Link skills and molecules via three mechanisms:

### 1. Skill References in Molecules

Add a `skill:` field to molecule nodes that references skills used during execution:

```yaml
# In a proto template
- title: "Generate worklog for {{session}}"
  skill: worklog
  description: "Document the work session"
```

When an agent works on a mol step that has a `skill:` reference, it knows which skill to invoke.

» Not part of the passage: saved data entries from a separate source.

__host__ __device__ constexpr int ba_c_cap(int k) { return (BA_EMAX / k) < BA_PCAP ? (BA_EMAX / k) : BA_PCAP; }
__host__ __device__ constexpr int ba_c_nb(int k) { return (6 * k + 1 + 3) / 4; }
__host__ __device__ constexpr int ba_c_ld(int k) { return ((3 * ba_c_cap(k) + 3) / 4) * 4 + 2; }
__host__ __device__ constexpr int ba_c_tile(int k) { return 4 * ba_c_nb(k) * ba_c_ld(k); }
#define BA_CB 37
__host__ __device__ constexpr int ba_c_rhs(int k) { return BA_CB * (k * (k + 1) / 2); }
__host__ __device__ constexpr int ba_c_tri(int k) { return ba_c_rhs(k) + 6 * k; }
__host__ __device__ constexpr int ba_c_nacc(int k) {
    const int nb = ba_c_nb(k), nvf = nb / 4, rem = nb % 4;
    return 3 * nvf + 2 * nvf * (nvf - 1) + rem * (nvf + 1);
}
struct BaCTab { int cap[BA_SMALL_MAXF + 1], ld[BA_SMALL_MAXF + 1], nacc[BA_SMALL_MAXF + 1]; };
__host__ __device__ constexpr BaCTab ba_c_tab() {
    BaCTab t = {};
    for (int k = 1; k <= BA_SMALL_MAXF; k++) { t.cap[k] = ba_c_cap(k); t.ld[k] = ba_c_ld(k); t.nacc[k] = ba_c_nacc(k); }
    return t;
}
__device__ const BaCTab ba_ctab = ba_c_tab();
static int ba_c_wave_lds(int nfree) {
    int m = 0;
    for (int k = 1; k <= nfree; k++) m = std::max(m, std::max(ba_c_tile(k), k <= BA_KMFMA ? ba_c_tri(k) : 0));
    return ((m + 3) & ~3) + BA_RECS_LDS + BA_ZERO_LDS;
}

template <class IsZero>
__device__ __forceinline__ void ba_stable_split(int n, int* tmp, const int* src, int* dst, IsZero isZero) {
    const int wave = threadIdx.x >> 6, lane = threadIdx.x & 63;
    const int q = (((n + 3) >> 2) + 63) & ~63, lo = min(wave * q, n), hi = min(lo + q, n);
    int cnt = 0;
    for (int e = lo + lane; e < hi; e += 64) cnt += isZero(src[e]) ? 1 : 0;
    cnt = tb_wave_sum(cnt);
    if (lane == 0) tmp[wave] = cnt;
    __syncthreads();
    int z = 0;
    for (int v = 0; v < wave; v++) z += tmp[v];
    int o = (tmp[0] + tmp[1] + tmp[2] + tmp[3]) + (lo - z);
    const unsigned long long lt = (lane == 0) ? 0ull : (~0ull >> (64 - lane));
    for (int e0 = lo; e0 < hi; e0 += 64) {
        const int e = e0 + lane;
        const bool valid = e < hi;
        const int v = valid ? src[e] : 0;
        const bool f = valid && isZero(v);
        const unsigned long long m0 = __ballot(f), m1 = __ballot(valid && !f);
        if (valid) dst[f ? z + __popcll(m0 & lt) : o + __popcll(m1 & lt)] = v;
        z += __popcll(m0);
        o += __popcll(m1);
    }
    __threadfence_block();
    __syncthreads();
}

#define BA_RT 1024
#define BA_PREP_MAXKF 64
__global__ void __launch_bounds__(BA_RT)
k_ba_prepare(BaDims d, const tb_ba_obs* __restrict__ obsAll, const int32_t* __restrict__ obsCounts, int* __restrict__ iw,
             tb_ba_obs* __restrict__ obs2All) {
    extern __shared__ __attribute__((aligned(16))) unsigned prep_lds[];
    unsigned* word = prep_lds;
    int* first = reinterpret_cast<int*>(prep_lds + d.npt);
    int* start2 = first + d.npt;
    unsigned short* pbuf = reinterpret_cast<unsigned short*>(start2 + d.npt + 1);
    constexpr int NW = BA_RT / 64;
    __shared__ int tmp[NW + 2];
    __shared__ int bins[1 << BA_SMALL_MAXF];
    __shared__ int kfc[NW][BA_PREP_MAXKF];
    const int w = blockIdx.x, tid = threadIdx.x, wave = tid >> 6, lane = tid & 63;
    const unsigned long long lt = (lane == 0) ? 0ull : (~0ull >> (64 - lane));
    const tb_ba_obs* obs = obsAll + (size_t)w * d.obs_pitch;
    tb_ba_obs* obs2 = obs2All + (size_t)w * d.obs_pitch;
    const int nobs = min(max(obsCounts[w], 0), d.obs_pitch);
    int* I = iw + (size_t)w * d.istride;
    for (int p = tid; p < d.npt; p += BA_RT) { word[p] = 0; first[p] = 0; }
    for (int i = tid; i < (1 << BA_SMALL_MAXF); i += BA_RT) bins[i] = 0;
    __syncthreads();
    for (int e0 = tid; e0 < nobs; e0 += 4 * BA_RT) {
        tb_ba_obs o[4];
        int prev[4];
#pragma unroll
        for (int i = 0; i < 4; i++) {
            const int e = min(e0 + i * BA_RT, nobs - 1);
// ... 1486 lines not shown
static void ba_dims(BaDims& d, int num_cu, int peers, int W, const double K[4], int nkf, int nfixed, int npt, int obs_pitch, int iters) {
    memset(&d, 0, sizeof d);
    d.W = W; d.nkf = nkf; d.nfixed = nfixed; d.nfree = nkf - nfixed; d.np = 6 * d.nfree; d.npt = npt; d.obs_pitch = obs_pitch;
    d.iters = iters;
    d.nblkP = (npt + BA_T - 1) / BA_T;
    d.kfChunks = (obs_pitch + BA_KFCH - 1) / BA_KFCH;
    d.nChunks = 0;
    {
        const int slots = std::max(2 * std::max(num_cu, 1) / std::max(peers, 1), 1), cap = std::min(32, std::max((npt / 64 + 3) / 4, 1));
        d.Gbase = std::min(std::max(slots / std::max(W, 1), 1), cap);
        d.Gextra = (d.Gbase < cap && slots > d.Gbase * W) ? std::min(slots - d.Gbase * W, W) : 0;
        d.G = d.Gbase + (d.Gextra > 0 ? 1 : 0);
        d.wgReduce = d.Gbase > 4 ? 1 : 0;
        const int T = 4 * std::max(slots, W);
        d.Vbase = std::min(T / std::max(W, 1), 4 * cap);
        d.Vextra = d.Vbase < 4 * cap ? T % std::max(W, 1) : 0;
    }
    d.big = d.nfree > BA_SMALL_MAXF;
    d.renum = (!d.big && npt <= BA_SORT_LDS && nkf <= BA_PREP_MAXKF) ? 1 : 0;
    d.stream = d.renum;
    d.schurWaveLds = d.big ? 0 : ba_c_wave_lds(d.nfree);
    d.npairs = d.nfree * (d.nfree + 1) / 2;
    d.maxItems = (unsigned long long)obs_pitch * (d.nfree + 1) / 2 + 1;
    d.fx = K[0]; d.fy = K[1]; d.cx = K[2]; d.cy = K[3];
    unsigned long long o = 0;
    auto take = [&](unsigned long long n) { unsigned long long r = o; o += (n + 1) & ~1ull; return r; };
    d.oT = take(2ull * nkf * 7);
    d.oP = take(2ull * npt * 3);
    d.oHll = take(6ull * npt);
    d.oBl = take(3ull * npt);
    d.oHq = take(12ull * npt);
    d.oHpp = take(36ull * std::max(d.nfree, 1));
    d.oBp = take(std::max(64, d.np));
    d.oXp = take(std::max(64, d.np));
    d.oPartKF = take(27ull * std::max(d.nfree, 1) * d.kfChunks);
    d.oPartP = take(4ull * d.nblkP);
    const int maxWaves = d.wgReduce ? 4 * d.G : d.Vbase + (d.Vextra > 0 ? 1 : 0);
    d.oPartS = take(d.big ? 0 : 4096ull * (d.wgReduce ? d.G : maxWaves));
    d.oBigA = take(d.big ? (unsigned long long)(d.np + 1) * d.np + 32 : 0);
    d.wstride = o;
    unsigned long long io = 0;
    auto itake = [&](unsigned long long n) { unsigned long long r = io; io += (n + 3) & ~3ull; return r; };
    d.oPtStart = itake(npt + 1);
    d.oPtFree = itake(npt + 1);
    d.oKfStart = itake(nkf + 1);
    d.oKfEdges = itake(obs_pitch);
    d.oFreeKP = itake(4ull * obs_pitch);
    d.oKfRec = itake(4ull * obs_pitch);
    d.oPtRank = itake(npt);
    d.oPerm = itake(d.renum ? npt : 0);
    d.oPtMask = itake(d.big ? 0 : npt);
    d.oPermA = itake(d.big ? 0 : npt);
    d.oPermB = itake(d.big ? 0 : npt);
    d.oKPs = itake(d.big ? 0 : 4ull * obs_pitch);
    d.oGDesc = itake(d.big ? 0 : 4ull * npt + 4);
    d.oGCost = itake(d.big ? 0 : (unsigned long long)npt + 1);
    d.oGCut = itake(d.big ? 0 : (unsigned long long)maxWaves + 1);
    d.oPairStart = itake(d.big ? d.npairs + 1 : 0);
    d.oPairCnt = itake(d.big ? d.npairs : 0);
    d.oPairItems = itake(d.big ? 2 * d.maxItems : 0);
    d.istride = io;
}

#define BA_RING 1000

struct BaPlan {
    BaDims d;
    float *poses, *pts;
    const tb_ba_obs* obs_in;
    const int32_t* counts;
    void* work;
    double* dw;
    int* iw;
    BaState* states;
    int *running, *errflag;
    tb_ba_obs* obs2;
    size_t work_bytes;
    const tb_ba_obs* obs;
    decltype(&k_ba_schur_c<1>) schur;
    decltype(&k_ba_solve<16>) solve;
    decltype(&k_ba_lin<true>) lin;
    decltype(&k_ba_points<true>) points;
    decltype(&k_ba_update<true>) update;
    size_t prepare_lds, pass_lds, schur_lds, big_lds, update_lds;
};

static BaPlan ba_plan(const tb_ctx* ctx, int W, const double K[4], int nkf, int nfixed, int npt, int obs_pitch, int iters, float* d_poses,
                      float* d_pts, const tb_ba_obs* d_obs, const int32_t* d_counts, void* d_work) {
    BaPlan p;
    BaDims& d = p.d;
    ba_dims(d, ctx->num_cu, ctx->peers, W, K, nkf, nfixed, npt, obs_pitch, iters);
    if (ctx->dbg_ba_plain_obs) d.stream = 0;
    p.poses = d_poses; p.pts = d_pts; p.obs_in = d_obs; p.counts = d_counts; p.work = d_work;
    uintptr_t at = (uintptr_t)d_work;
    size_t total = 0;
    auto take = [&](size_t bytes, size_t align) {
        at = (at + align - 1) / align * align;
        const uintptr_t r = at;
        at += bytes;
        total += bytes + (align > 1 ? align : 0);
        return r;
    };
    p.dw = (double*)take((size_t)W * d.wstride * sizeof(double), 1);
    p.iw = (int*)take((size_t)W * d.istride * sizeof(int), 1);
    p.states = (BaState*)take((size_t)W * sizeof(BaState), 1);
    p.running = (int*)take(BA_RING * sizeof(int), 1);
    p.errflag = (int*)take((size_t)W * sizeof(int), 1);
    p.obs2 = d.renum ? (tb_ba_obs*)take((size_t)W * obs_pitch * sizeof(tb_ba_obs), 64) : nullptr;
    p.work_bytes = total + 96;
    p.obs = d.renum ? p.obs2 : d_obs;
    const int R = (d.np + 15) >> 4;
    p.schur = R == 1 ? k_ba_schur_c<1> : R == 2 ? k_ba_schur_c<2> : R == 3 ? k_ba_schur_c<3> : k_ba_schur_c<4>;
    p.solve = d.np <= 16 ? k_ba_solve<16> : d.np <= 32 ? k_ba_solve<32> : d.np <= 48 ? k_ba_solve<48> : k_ba_solve<64>;
    p.lin = d.stream ? k_ba_lin<true> : k_ba_lin<false>;
    p.points = d.stream ? k_ba_points<true> : k_ba_points<false>;
    p.update = d.stream ? k_ba_update<true> : k_ba_update<false>;
    p.prepare_lds = (size_t)npt * 16 + 16;
    p.pass_lds = (size_t)d.nkf * 12 * sizeof(double);
    p.schur_lds = std::max<size_t>(4 * (size_t)d.schurWaveLds, d.wgReduce ? 64 * 64 : 0) * sizeof(double);
    p.big_lds = (size_t)(d.np + 1) * BA_PLD * sizeof(double);
    p.update_lds = ((size_t)d.nkf * 24 + d.np) * sizeof(double);
    return p;
}

size_t tbk_local_ba_work_bytes(const tb_ctx* ctx, int W, int nkf, int nfixed, int npt, int obs_pitch) {
    const double K[4] = {1, 1, 0, 0};
    return ba_plan(ctx, W, K, nkf, nfixed, npt, obs_pitch, 1, nullptr, nullptr, nullptr, nullptr, nullptr).work_bytes;
}

static int ba_enqueue_head(tb_ctx* ctx, const BaPlan& p) {
    const BaDims& d = p.d;
    const int W = d.W;
    TB_TRY(tb_launch(ctx, nullptr, k_ba_zero, dim3((BA_RING + W + 255) / 256), dim3(256), 0, p.running, BA_RING + W));
    if (d.renum) TB_TRY(tb_launch(ctx, "k_ba_prepare", k_ba_prepare, dim3(W), dim3(BA_RT), p.prepare_lds, d, p.obs_in, p.counts, p.iw, p.obs2));
    TB_TRY(tb_launch(ctx, "k_ba_setup", k_ba_setup, dim3(d.nkf + 2, W), dim3(BA_T), 0, d, p.poses, p.pts, p.obs_in, p.obs, p.counts, p.dw, p.iw,
                     p.states, p.errflag));
    if (d.renum) {
    } else if (!d.big) {
        TB_TRY(tb_launch(ctx, "k_ba_groups", k_ba_groups, dim3(W), dim3(BA_T), 0, d, p.iw, p.errflag));
    } else {
        tb_prof_begin(ctx, "k_ba_pairs");
        TB_TRY(tb_launch(ctx, nullptr, k_ba_pairs<false>, dim3(d.nfree, W), dim3(64), 0, d, p.obs, p.iw, p.errflag));
        TB_TRY(tb_launch(ctx, nullptr, k_ba_pair_scan, dim3(W), dim3(BA_T), 0, d, p.iw, p.errflag));
        TB_TRY(tb_launch(ctx, nullptr, k_ba_pairs<true>, dim3(d.nfree, W), dim3(64), 0, d, p.obs, p.iw, p.errflag));
        tb_prof_end(ctx);
    }
    return TB_OK;
}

### 2. Wisp Execution Traces

Use wisps to capture skill execution traces. When a skill runs within a molecule context:

```yaml
# Wisp execution trace format
skill_ref: worklog
skill_version: "abc123"  # git SHA of skill
inputs:
  context: "session context..."
  env:
    PROJECT: "skills"
tool_calls:
  - cmd: "extract-metrics.sh"
    args: ["--session", "2025-12-23"]
    exit_code: 0
    duration_ms: 1234
checkpoints:
  - step: "metrics_extracted"
    summary: "Found 5 commits, 12 file changes"
    timestamp: "2025-12-23T19:30:00Z"
outputs:
  files_created:
    - "docs/worklogs/2025-12-23-session.org"
```

This enables:
- Replay: Re-run a skill with the same inputs
- Diff: Compare two executions of the same skill
- Debug: Understand what happened when something fails
- Regression testing: Detect when skill behavior changes

### 3. Elevation Pipeline

When a molecule completes successfully, offer to "elevate" it to a skill:

```
bd mol squash <mol-id>     # Compress execution history
bd elevate <mol-id>        # Analyze and generate skill draft
```

The elevation pipeline:
1. Analyze squashed trace for generalizable patterns
2. Extract variable inputs (things that changed between runs)
3. Generate SKILL.md draft with:
   - Frontmatter from mol metadata
   - Steps derived from trace checkpoints
   - Scripts extracted from tool_calls
4. Human approval gate before deployment

### Phase Transitions (Chemistry Metaphor)

```
Proto (solid)     →  pour   →  Mol (liquid)     →  squash  →  Digest (solid)
                                    ↓
Wisp (vapor)      ←  create ←  Proto
                       ↓
                   execute  →  Trace
                       ↓
                   elevate  →  Skill draft
```

- **Solid**: Static templates (protos, digests, skills)
- **Liquid**: Active work being tracked (mols)
- **Vapor**: Ephemeral execution (wisps, traces)

## Consequences

### Positive

- **Traceability**: Know exactly how work was completed
- **Reusability**: Successful patterns become skills automatically
- **Debugging**: Execution traces make failures understandable
- **Learning**: System improves as more work is tracked

### Negative

- **Overhead**: Capturing traces adds complexity
- **Storage**: Wisp traces need cleanup strategy
- **Coupling**: Skills and beads become interdependent

### Neutral

- Skills remain usable without molecules (standalone invocation)
- Molecules remain usable without skills (manual work)
- Integration is opt-in per-proto via `skill:` field

## Implementation Plan

1. **Phase 1** (this ADR): Document the design
2. **Phase 2**: Define wisp execution trace format (skills-jeb)
3. **Phase 3**: Prototype elevation pipeline (skills-3em)
4. **Phase 4**: Test on worklog skill (skills-rex)

## Anti-Patterns to Avoid

1. **Over-instrumentation**: Don't trace every shell command. Focus on meaningful checkpoints.
2. **Forced coupling**: Don't require molecules to use skills or vice versa.
3. **Premature elevation**: Don't auto-generate skills from single executions. Wait for patterns.
4. **Trace bloat**: Wisps are ephemeral for a reason. Squash or burn, don't accumulate.

## Open Questions

1. How granular should skill_version be? Git SHA? Flake hash? Both?
2. Should traces capture stdout/stderr or just exit codes?
3. What's the minimum number of similar executions before suggesting elevation?
4. How do we handle skills that span multiple mol steps?

## References

- beads 0.35 molecule commands: `bd mol --help`, `bd wisp --help`, `bd pour --help`
- Skills repo: `~/proj/skills/`
- Existing skills: worklog, orch, niri-window-capture, spec-review, etc.